Another buyer beware seller from trailer park central.

http://www.ebay.com/itm/PREWAR-1930...247916?hash=item3d2f66716c:g:MzsAAOSwZQRYaZf-


----------



## GTs58 (Jan 5, 2017)

Why?


----------



## bobcycles (Jan 5, 2017)

GTs58 said:


> Why?




Not a Bicycle light, Not Seiss, Not SilverRay, Not Schwinn...

basically a stream of BS to sell at 50 dollar automotive light.


----------



## Maskadeo (Jan 5, 2017)

But he wrote Seiss on the bottom with a Sharpie!!!


----------



## WetDogGraphix (Jan 5, 2017)




----------



## bobcycles (Jan 5, 2017)

they look similar but that one is definitely not the Bicycle light by Delta...I believe Chrysler automotive?


----------



## GTs58 (Jan 5, 2017)

I know a little bit about the seller. He buys popular items on eBay, sits on em for a while, maybe a year or longer and then resells them. Bet he got taken when he purchased this light.


----------



## bobcycles (Jan 5, 2017)

GTs58 said:


> I know a little bit about the seller. He buys popular items on eBay, sits on em for a while, maybe a year or longer and then resells them. Bet he got taken when he purchased this light.
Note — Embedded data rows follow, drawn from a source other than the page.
template <int KS0, int KS1, int WPS, bool TAIL = false, bool WMAX = false, bool WSPLIT = false>
__global__ __launch_bounds__(kMmThreads, WPS) void xcorr_mm_rows(MmArgs P) {
    static_assert(!(WSPLIT && KS1 > 0), "the wave-split kernel is the one-template code run by two wave pairs");
    constexpr int KSM = KS0 > KS1 ? KS0 : KS1;
    using GEO = MmGeom<KSM>;
    constexpr int kMmHalo = GEO::Halo, kMmStage = GEO::Stage, kMmQ = GEO::Q, kMmLastQ = GEO::LastQ, kMmArr = GEO::Arr;
    constexpr int kSeg = 4 * kMmQ;
    D4W_DYN_LDS(smem_raw);
    mm_half* lds = reinterpret_cast<mm_half*>(smem_raw);
    float* red = reinterpret_cast<float*>(lds + 4 * kMmArr);
    constexpr int kBlk = kMmCH / 4;
    float* pb = red + 8;
    float* wt = pb + 2 * kBlk;
    const int tid = (int)threadIdx.x;
    const int lane = tid & 63, wv = mm_uniform(tid >> 6);
    const int n16 = lane & 15, g = lane >> 4;
    const int ns = P.ns;
    const int tsel = WSPLIT ? (wv >> 1) : 0;

    const int nchunk = (ns + kMmCH - 1) / kMmCH;
    const long long total = (long long)P.nx * nchunk;
    const int nparts = min(8, (int)gridDim.x);
    const int xcd = (int)blockIdx.x % nparts, wq = (int)blockIdx.x / nparts, nq = ((int)gridDim.x - xcd + nparts - 1) / nparts;
    const long long lo_c = total * xcd / nparts, hi_c = total * (xcd + 1) / nparts;
    mm_h8 a0h[KS0], a0l[KS0];
    mm_h8 a1h[KS1 ? KS1 : 1], a1l[KS1 ? KS1 : 1];
    float osc0 = 1.f, osc1 = 1.f;
#ifdef D4W_MM_V_TAIL_DEALT
    constexpr bool kRows = false;
#else
    constexpr bool kRows = TAIL;
#endif
    auto next_chunk = [&](long long c) -> long long {
        if constexpr (kRows) {
            const long long r = c / nchunk;
            return (c - r * nchunk + 1 < nchunk) ? c + 1 : (r + (long long)gridDim.x) * nchunk;
        } else {
            return c + nq;
        }
    };
    const long long end_c = kRows ? total : hi_c;
    long long c_n = kRows ? (long long)blockIdx.x * nchunk : lo_c + wq;
    {
        float* tl = reinterpret_cast<float*>(smem_raw);
        constexpr int TLP = 16 + kMmHalo;
        for (int i = tid; i < 2 * TLP; i += kMmThreads) {
            const int t = i / TLP, u = i - t * TLP - 15;
            const int L = t ? P.len1 : P.len0;
            float tv = (u >= 0 && u < L && (t == 0 || KS1 > 0 || WSPLIT)) ? P.taps[(size_t)t * P.ltaps + u] : 0.f;
            if constexpr (TAIL) {
                if (u < L && (t == 0 || KS1 > 0 || WSPLIT)) tv += t ? P.tail1 : P.tail0;
            }
            tl[i] = tv;
        }
        __syncthreads();
        auto build = [&](const float* tp, int L, auto& ah, auto& al, auto ks, float& osc) {
            constexpr int KS = decltype(ks)::value;
            float m = 0.f;
            for (int i = lane; i < TLP; i += 64) m = fmaxf(m, fabsf(tp[i]));
            for (int o = 32; o > 0; o >>= 1) m = fmaxf(m, __shfl_xor(m, o));
            float up, down;
            mm_pow2_scale(m, up, down);
            osc = up;
            (void)L;
            static_for<KS>([&](auto kq) {
                constexpr int kk = decltype(kq)::value;
                static_for<8>([&](auto jq) {
                    constexpr int j = decltype(jq)::value;
                    const float v = tp[15 + 32 * kk + 8 * g + j - n16] * down;
                    mm_half hi, lo;
                    mm_split(v, hi, lo);
                    mm_set(ah[kk], j, hi);
                    mm_set(al[kk], j, lo);
                });
            });
        };
        build(tl + (WSPLIT ? tsel * TLP : 0), WSPLIT && tsel ? P.len1 : P.len0, a0h, a0l, std::integral_constant<int, KS0>{}, osc0);
        if constexpr (KS1 > 0) build(tl + TLP, P.len1, a1h, a1l, std::integral_constant<int, KS1>{}, osc1);
        __syncthreads();
    }

    float4 pre[kMmQ];
    Mean2 mu_n{0.f, 0.f};
    float g_n = 1.f;
    bool heavy_n = false;
    bool tail_n = false;
    int row_n = 0, c0_n = 0;

    auto issue = [&](long long c) {
        row_n = (int)(c / nchunk);
        c0_n = (int)(c - (long long)row_n * nchunk) * kMmCH;
        mu_n = mean2_load(P.mean, row_n);
        g_n = 1.f;
        const int s0 = c0_n + P.shift;
        tail_n = s0 + kMmStage > ns;
        if (P.maxabs) {
            const float a = P.maxabs[row_n];
            g_n = (a > 0.f) ? 1.0f / a : 0.f;
            heavy_n = fabsf(mu_n.hi) > 0.9921875f * a;
        }
        const float* xr = P.x + (size_t)row_n * ns;
        const bool al = (reinterpret_cast<uintptr_t>(xr + s0) & 15) == 0;
        if (al && s0 + kMmStage <= ns) {
            const float4* p = reinterpret_cast<const float4*>(xr + s0) + tid;
            static_for<kMmQ>([&](auto qq) {
                constexpr int q = decltype(qq)::value;
                if (q < kMmQ - 1 || tid < kMmLastQ) pre[q] = mm_load4_stream(p + q * kMmThreads);
            });
        } else {
            if (al && (ns & 3) == 0) {
                static_for<kMmQ>([&](auto qq) {
                    constexpr int q = decltype(qq)::value;
                    if (q < kMmQ - 1 || tid < kMmLastQ) {
                        const int i = s0 + 4 * (tid + q * kMmThreads);
                        const float4 v = *reinterpret_cast<const float4*>(xr + min(i, ns - 4));
                        pre[q] = (i < ns) ? v : make_float4(mu_n.hi, mu_n.hi, mu_n.hi, mu_n.hi);
                    }
                });
            } else {
                static_for<kMmQ>([&](auto qq) {
                    constexpr int q = decltype(qq)::value;
                    if (q < kMmQ - 1 || tid < kMmLastQ) {
                        const int i = s0 + 4 * (tid + q * kMmThreads);
                        const float a0 = xr[min(i, ns - 1)], a1 = xr[min(i + 1, ns - 1)], a2 = xr[min(i + 2, ns - 1)], a3 = xr[min(i + 3, ns - 1)];
                        pre[q] = make_float4(i < ns ? a0 : mu_n.hi, i + 1 < ns ? a1 : mu_n.hi, i + 2 < ns ? a2 : mu_n.hi, i + 3 < ns ? a3 : mu_n.hi);
                    }
                });
            }
            if (P.xnext && P.n_next > 0 && s0 + kMmStage > ns) {
                const float* xn = P.xnext + (size_t)row_n * P.ld_next;
                const int n_next = P.n_next;
                static_for<kMmQ>([&](auto qq) {
                    constexpr int q = decltype(qq)::value;
                    if (q < kMmQ - 1 || tid < kMmLastQ) {
                        const int d = s0 + 4 * (tid + q * kMmThreads) - ns;
                        const float b0 = xn[min(max(d, 0), n_next - 1)], b1 = xn[min(max(d + 1, 0), n_next - 1)];
                        const float b2 = xn[min(max(d + 2, 0), n_next - 1)], b3 = xn[min(max(d + 3, 0), n_next - 1)];
                        if (d >= 0 && d < n_next) pre[q].x = b0;
                        if (d + 1 >= 0 && d + 1 < n_next) pre[q].y = b1;
                        if (d + 2 >= 0 && d + 2 < n_next) pre[q].z = b2;
                        if (d + 3 >= 0 && d + 3 < n_next) pre[q].w = b3;
                    }
                });
            }
        }
    };

    if (c_n < end_c) issue(c_n);
    int buf = 0;
    constexpr bool want_max = WMAX;
    float pst_hi = 0.f, pst_lo = 0.f;
    for (long long c = c_n; c < end_c;) {
        const int row = row_n, c0 = c0_n;
        const Mean2 mu = mu_n;
        const bool tail = tail_n;
        const int n_valid = ns + ((P.xnext && P.n_next > 0) ? P.n_next : 0) - c0 - P.shift;
        float gsc = g_n, osx = 1.f;
        const float gout = g_n;
        const bool own_scale = !P.maxabs || heavy_n;
        mm_half* bh = lds + (size_t)buf * 2 * kMmArr;
        mm_half* bl = bh + kMmArr;
        const long long c_next = next_chunk(c);
        const int cin = c0 / kMmCH;
        if (TAIL && cin == 0) { pst_hi = 0.f; pst_lo = 0.f; }
        const float pst = pst_hi;
        if (own_scale) {
            float m = 0.f;
            static_for<kMmQ>([&](auto qq) {
                constexpr int q = decltype(qq)::value;
                if (q < kMmQ - 1 || tid < kMmLastQ) {
                    const float4 v = pre[q];
                    const int at = 4 * (tid + q * kMmThreads);
                    float d0 = demean(v.x, mu), d1 = demean(v.y, mu), d2 = demean(v.z, mu), d3 = demean(v.w, mu);
                    if (tail) {
                        if (at >= n_valid) d0 = 0.f;
                        if (at + 1 >= n_valid) d1 = 0.f;
                        if (at + 2 >= n_valid) d2 = 0.f;
                        if (at + 3 >= n_valid) d3 = 0.f;
                    }
                    m = fmaxf(fmaxf(m, fmaxf(fabsf(d0), fabsf(d1))), fmaxf(fabsf(d2), fabsf(d3)));
                }
            });
            for (int o = 32; o > 0; o >>= 1) m = fmaxf(m, __shfl_xor(m, o));
            if (lane == 0) red[wv + 4 * buf] = m;
            lds_barrier();
            m = fmaxf(fmaxf(red[4 * buf], red[4 * buf + 1]), fmaxf(red[4 * buf + 2], red[4 * buf + 3]));
            mm_pow2_scale(m, osx, gsc);
        }
        const float mlg = -mu.lo * gsc;
        static_for<kMmQ>([&](auto qq) {
            constexpr int q = decltype(qq)::value;
            float s[4] = {0.f, 0.f, 0.f, 0.f};
            const bool mine = q < kMmQ - 1 || tid < kMmLastQ;
            const int at = mm_pidx(4 * (tid + q * kMmThreads));
            if (mine) {
                const float4 v = pre[q];
#ifdef D4W_MM_V_FLOATMEAN
                s[0] = (v.x - mu.hi) * gsc; s[1] = (v.y - mu.hi) * gsc; s[2] = (v.z - mu.hi) * gsc; s[3] = (v.w - mu.hi) * gsc;
#else
                s[0] = fmaf(v.x - mu.hi, gsc, mlg); s[1] = fmaf(v.y - mu.hi, gsc, mlg); s[2] = fmaf(v.z - mu.hi, gsc, mlg); s[3] = fmaf(v.w - mu.hi, gsc, mlg);
#endif
                if (P.clamp && !own_scale) static_for<4>([&](auto ee) { constexpr int e = decltype(ee)::value; s[e] = mm_clamp_half(s[e]); });
                if (tail) {
                    const int a0 = 4 * (tid + q * kMmThreads);
                    static_for<4>([&](auto ee) { constexpr int e = decltype(ee)::value; if (a0 + e >= n_valid) s[e] = 0.f; });
                }
#ifdef D4W_MM_V_OLDSPLIT
                mm_half h[4], l[4];
                static_for<4>([&](auto ee) { constexpr int e = decltype(ee)::value; mm_split(s[e], h[e], l[e]); });
                mm_put4(bh + at, h);
                mm_put4(bl + at, l);
#else
                mm_split_put4(s, bh + at, bl + at);
#endif
            }
#ifdef D4W_MM_V_TAIL_NOSCAN
            if constexpr (false) {
#else
            if constexpr (TAIL && q < kMmCH / (4 * kMmThreads)) {
#endif
                const float t4 = (s[0] + s[1]) + (s[2] + s[3]);
                const float inc = mm_wave_scan(t4);
                pb[buf * kBlk + kMmThreads * q + tid] = inc - t4;
                if (lane == 63) wt[buf * 16 + 4 * q + wv] = inc;
            }
        });
        if (c_next < end_c) issue(c_next);
        lds_barrier();
        float* ya = ((WSPLIT && tsel) ? P.y1 : P.y0) + (size_t)row * ns;
        float* yb = KS1 ? P.y1 + (size_t)row * ns : nullptr;
        const bool valign = ((reinterpret_cast<uintptr_t>(ya + c0) & 15) == 0) && (!KS1 || (reinterpret_cast<uintptr_t>(yb + c0) & 15) == 0);
        const float oxs = (own_scale && P.maxabs) ? osx * gout : osx;
        const float o0 = osc0 * oxs, o1 = osc1 * oxs;
        float segoff = 0.f;
        constexpr int NTW = kMmCH / 256 / (WSPLIT ? 2 : 4), NST = NTW * KSM, PF = 2;
        auto tile_of = [&](int ti) { return WSPLIT ? (wv & 1) + 2 * ti : wv + 4 * ti; };
        auto frag = [&](const mm_half* arr, int T, int kk) -> mm_h8 {
            const int gr = 32 * T + 2 * n16 + g + 4 * kk;
            return *reinterpret_cast<const mm_h8*>(arr + mm_pidx(8 * gr));
        };
        mm_h8 fh[PF + 1], fl[PF + 1];
        static_for<PF>([&](auto ss) {
            constexpr int s_ = decltype(ss)::value;
            fh[s_] = frag(bh, tile_of(s_ / KSM), s_ % KSM);
            fl[s_] = frag(bl, tile_of(s_ / KSM), s_ % KSM);
        });
        mm_f4 c0h = mm_zero(), c0l = mm_zero(), c1h = mm_zero(), c1l = mm_zero();
        float vmax0 = -INFINITY, vmax1 = -INFINITY;
        float vsum = 0.f;
        static_for<NST>([&](auto ss) {
            constexpr int s_ = decltype(ss)::value, ti = s_ / KSM, kk = s_ % KSM;
            if constexpr (s_ + PF < NST) {
                fh[(s_ + PF) % (PF + 1)] = frag(bh, tile_of((s_ + PF) / KSM), (s_ + PF) % KSM);
                fl[(s_ + PF) % (PF + 1)] = frag(bl, tile_of((s_ + PF) / KSM), (s_ + PF) % KSM);
            }
            mm_sched_fence();
            const mm_h8 xh = fh[s_ % (PF + 1)], xl = fl[s_ % (PF + 1)];
            if constexpr (kk < KS0) {
                c0h = mm_mfma(a0h[kk], xh, c0h);
                c0l = mm_mfma(a0h[kk], xl, c0l);
            }
            if constexpr (kk < KS1) {
                c1h = mm_mfma(a1h[kk], xh, c1h);
                c1l = mm_mfma(a1h[kk], xl, c1l);
            }
            if constexpr (kk < KS0) c0l = mm_mfma(a0l[kk], xh, c0l);
            if constexpr (kk < KS1) c1l = mm_mfma(a1l[kk], xh, c1l);
            mm_sched_fence();
            if constexpr (kk == KSM - 1) {
                const int T = tile_of(ti);
                const int kl = 256 * T + 16 * n16 + 4 * g;
                const int k = c0 + kl;
                if constexpr (ti == 0) {
                if constexpr (TAIL) {
                    const float w = lane < 16 ? wt[buf * 16 + lane] : 0.f;
                    const float inc = mm_wave_scan(w);
                    segoff = inc - w;
        #ifdef D4W_EMU
                    const float own = __shfl(inc, 15);
        #else
                    const float own = __builtin_bit_cast(float, __builtin_amdgcn_readlane(__builtin_bit_cast(int, inc), 15));
        #endif
                    const double pd = ((double)pst_hi + (double)pst_lo) + (double)(own * oxs);
                    const float ph = (float)pd, pl2 = (float)(pd - (double)ph);
        #ifdef D4W_EMU
                    pst_hi = ph; pst_lo = pl2;
        #else
                    pst_hi = __builtin_bit_cast(float, __builtin_amdgcn_readfirstlane(__builtin_bit_cast(int, ph)));
                    pst_lo = __builtin_bit_cast(float, __builtin_amdgcn_readfirstlane(__builtin_bit_cast(int, pl2)));
        #endif
                }
                }
                float r0[4], r1[4];
                float a0 = 0.f, a1 = 0.f;
#ifdef D4W_MM_V_TAIL_NOSCAN
                if constexpr (false) {
#else
                if constexpr (TAIL) {
#endif
#ifdef D4W_EMU
                    const float so = __shfl(segoff, T);
#else
                    const float so = __builtin_bit_cast(float, __builtin_amdgcn_readlane(__builtin_bit_cast(int, segoff), T));
#endif
                    const float pbk = fmaf(so + pb[buf * kBlk + kMmThreads * (T >> 2) + 64 * (T & 3) + 4 * n16], oxs, pst);
                    a0 = ((WSPLIT && tsel) ? P.tail1 : P.tail0) * pbk;
                    a1 = P.tail1 * pbk;
                }
                static_for<4>([&](auto rr) {
                    constexpr int r = decltype(rr)::value;
                    r0[r] = fmaf(fmaf(mm_get(c0l, r), kMmLoInv, mm_get(c0h, r)), o0, a0);
                    if constexpr (KS1 > 0) r1[r] = fmaf(fmaf(mm_get(c1l, r), kMmLoInv, mm_get(c1h, r)), o1, a1);
                });
                c0h = mm_zero(); c0l = mm_zero(); c1h = mm_zero(); c1l = mm_zero();
                if (valign && k + 3 < ns) {
                    if (KS1 == 0 && P.accumulate) {
                        const float4 o = mm_load4_stream(reinterpret_cast<const float4*>(ya + k));
                        r0[0] += o.x; r0[1] += o.y; r0[2] += o.z; r0[3] += o.w;
                    }
                    mm_store4(ya + k, r0[0], r0[1], r0[2], r0[3]);
                    if constexpr (KS1 > 0) mm_store4(yb + k, r1[0], r1[1], r1[2], r1[3]);
                    if (want_max) {
                        vmax0 = fmaxf(vmax0, fmaxf(fmaxf(r0[0], r0[1]), fmaxf(r0[2], r0[3])));
#ifndef D4W_MM_V_NONAN
                        vsum += (r0[0] + r0[1]) + (r0[2] + r0[3]);
#endif
                        if constexpr (KS1 > 0) {
                            vmax1 = fmaxf(vmax1, fmaxf(fmaxf(r1[0], r1[1]), fmaxf(r1[2], r1[3])));
#ifndef D4W_MM_V_NONAN
                            vsum += (r1[0] + r1[1]) + (r1[2] + r1[3]);
#endif
                        }
                    }
                } else {
                    for (int r = 0; r < 4; ++r)
                        if (k + r < ns) {
                            const float v0 = (KS1 == 0 && P.accumulate) ? ya[k + r] + r0[r] : r0[r];
                            ya[k + r] = v0;
                            if constexpr (KS1 > 0) yb[k + r] = r1[r];
                            if (want_max) {
                                vmax0 = fmaxf(vmax0, v0);
                                vsum += v0;
                                if constexpr (KS1 > 0) { vmax1 = fmaxf(vmax1, r1[r]); vsum += r1[r]; }
                            }
                        }
                }
            }
        });
        if (want_max) {
            for (int o = 32; o > 0; o >>= 1) {
                vmax0 = fmaxf(vmax0, __shfl_xor(vmax0, o));
                if constexpr (KS1 > 0) vmax1 = fmaxf(vmax1, __shfl_xor(vmax1, o));
            }
            const bool bad = __any(vsum != vsum);
            if (lane == 0) {
                mm_atomic_fmax(((WSPLIT && tsel) ? P.rowmax1 : P.rowmax0) + row, bad ? __uint_as_float(0x7FC00000u) : vmax0);
                if constexpr (KS1 > 0) mm_atomic_fmax(P.rowmax1 + row, bad ? __uint_as_float(0x7FC00000u) : vmax1);
            }
        }
        buf ^= 1;
        c = c_next;
    }
}

}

...well that would be unfortunate.  I let him know that it's a car light, we'll see if he updates the auction.


----------



## Pantmaker (Jan 6, 2017)

It's even automotive Sharpie


----------



## WES PINCHOT (Jan 6, 2017)

GOOD EYE BOB!
THANKS FOR WARNING!


----------



## old hotrod (Jan 7, 2017)

He has edited the listing to include automotive light...


----------



## GTs58 (Jan 7, 2017)

old hotrod said:


> He has edited the listing to include automotive light...




Yes he did. And he dropped the price.


----------



## Bikermaniac (Jan 11, 2017)

I saw the original listing of those lights on ebay, they had a Buy it now price of $300 bucks for a pair or them. I think he hit the button thinking they were Silverays to later find out they were not. Now he's trying to get rid of them. I think those are Buick cowl lights if my memory serves me well (but they might be Cadillac) either way they are not bicycle lights.


----------



## morton (Jan 12, 2017)

Bikermaniac said:


> I saw the original listing of those lights on ebay, they had a Buy it now price of $300 bucks for a pair or them. I think he hit the button thinking they were Silverays to later find out they were not. Now he's trying to get rid of them. I think those are Buick cowl lights if my memory serves me well (but they might be Cadillac) either way they are not bicycle lights.




For those of us who don't want to be "taken" in the future or list something incorrectly, how do you determine which is which?


----------



## Bikermaniac (Jan 12, 2017)

morton said:


> For those of us who don't want to be "taken" in the future or list something incorrectly, how do you determine which is which?




Just by looking closely, there's no other way.


----------